Saved data entries
__device__ __forceinline__ bool xcd_block_frame(int nframes, int& blk, int& fr)
{
    if (nframes < 8) { blk = blockIdx.x; fr = blockIdx.y; return true; }
    const int total = gridDim.x;
    const int lin = blockIdx.y * total + blockIdx.x;
    const int k = lin >> 3;
    fr = (k / total) * 8 + (lin & 7);
    blk = k - (k / total) * total;
    return fr < nframes;
}

__device__ __forceinline__ uint64_t lanemask_lt()
{
    const uint32_t lane = threadIdx.x & 63;
    return lane == 0 ? 0ull : (~0ull >> (64 - lane));
}

struct ResizeTabs {
    const short4* xtab[ORBX_MAXL];
    const short4* ytab[ORBX_MAXL];
};

__global__ __launch_bounds__(256) void k_resize_level(const Geom* __restrict__ g, FrameSrc src, ResizeTabs tabs, int level)
{
    const int lw = g->lv[level].w, lh = g->lv[level].h, dstStride = g->lv[level].stride;
    const int f = blockIdx.z + src.f0;
    const int x4 = (blockIdx.x * 64 + threadIdx.x) * 4;
    const int dy = blockIdx.y * 4 + threadIdx.y;
    if (x4 >= lw || dy >= lh) return;
    int sstride;
    const uint8_t* S = level_ptr(g, src, f, level - 1, sstride);
    uint8_t* D = src.pyr + (int64_t)f * g->pyrFrameBytes + g->lv[level].pyrOff + (int64_t)dy * dstStride;
    const short4 yt = tabs.ytab[level][dy];
    const uint8_t* S0 = S + (int64_t)yt.x * sstride;
    const uint8_t* S1 = S + (int64_t)yt.y * sstride;
    const int b0 = yt.z, b1 = yt.w;
    uint32_t packed = 0;
#pragma unroll
    for (int i = 0; i < 4; i++) {
        const short4 xt = tabs.xtab[level][min(x4 + i, lw - 1)];
        const int sx = (uint16_t)xt.x;
        int r0, r1;
        if (xt.w) {
            r0 = S0[sx] * xt.y + S0[sx + 1] * xt.z;
            r1 = S1[sx] * xt.y + S1[sx + 1] * xt.z;
        } else {
            r0 = S0[sx] * 2048;
            r1 = S1[sx] * 2048;
        }
        const int v = (((b0 * (r0 >> 4)) >> 16) + ((b1 * (r1 >> 4)) >> 16) + 2) >> 2;
        packed |= (uint32_t)(v & 0xFF) << (8 * i);
    }
    *(uint32_t*)(D + x4) = packed;
}

constexpr int kPyrStrips = 2;
#ifndef ORBX_DESC_PRIO
#define ORBX_DESC_PRIO 0
#endif
#ifndef ORBX_BLUR_PRIO
#define ORBX_BLUR_PRIO 0
#endif
#ifndef ORBX_DIST_PRIO
#define ORBX_DIST_PRIO 0
#endif
#ifndef ORBX_PYR_PRIO
#define ORBX_PYR_PRIO 3
#endif
#ifndef ORBX_PYR_THREADS
#define ORBX_PYR_THREADS 256
#endif
constexpr int kPyrThreads = ORBX_PYR_THREADS;
struct PyrRange {
    int16_t ox0, ox1, oy0, oy1;
    int16_t nx0, nx1, ny0, ny1;
};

_TO DO_. What needs duplicating is the run of lines from the one containing "#ifndef ORBX_BLUR_PRIO" through the last line of the entries above, exact and complete.

_WRITTEN ANSWER_.
#ifndef ORBX_BLUR_PRIO
#define ORBX_BLUR_PRIO 0
#endif
#ifndef ORBX_DIST_PRIO
#define ORBX_DIST_PRIO 0
#endif
#ifndef ORBX_PYR_PRIO
#define ORBX_PYR_PRIO 3
#endif
#ifndef ORBX_PYR_THREADS
#define ORBX_PYR_THREADS 256
#endif
constexpr int kPyrThreads = ORBX_PYR_THREADS;
struct PyrRange {
    int16_t ox0, ox1, oy0, oy1;
    int16_t nx0, nx1, ny0, ny1;
};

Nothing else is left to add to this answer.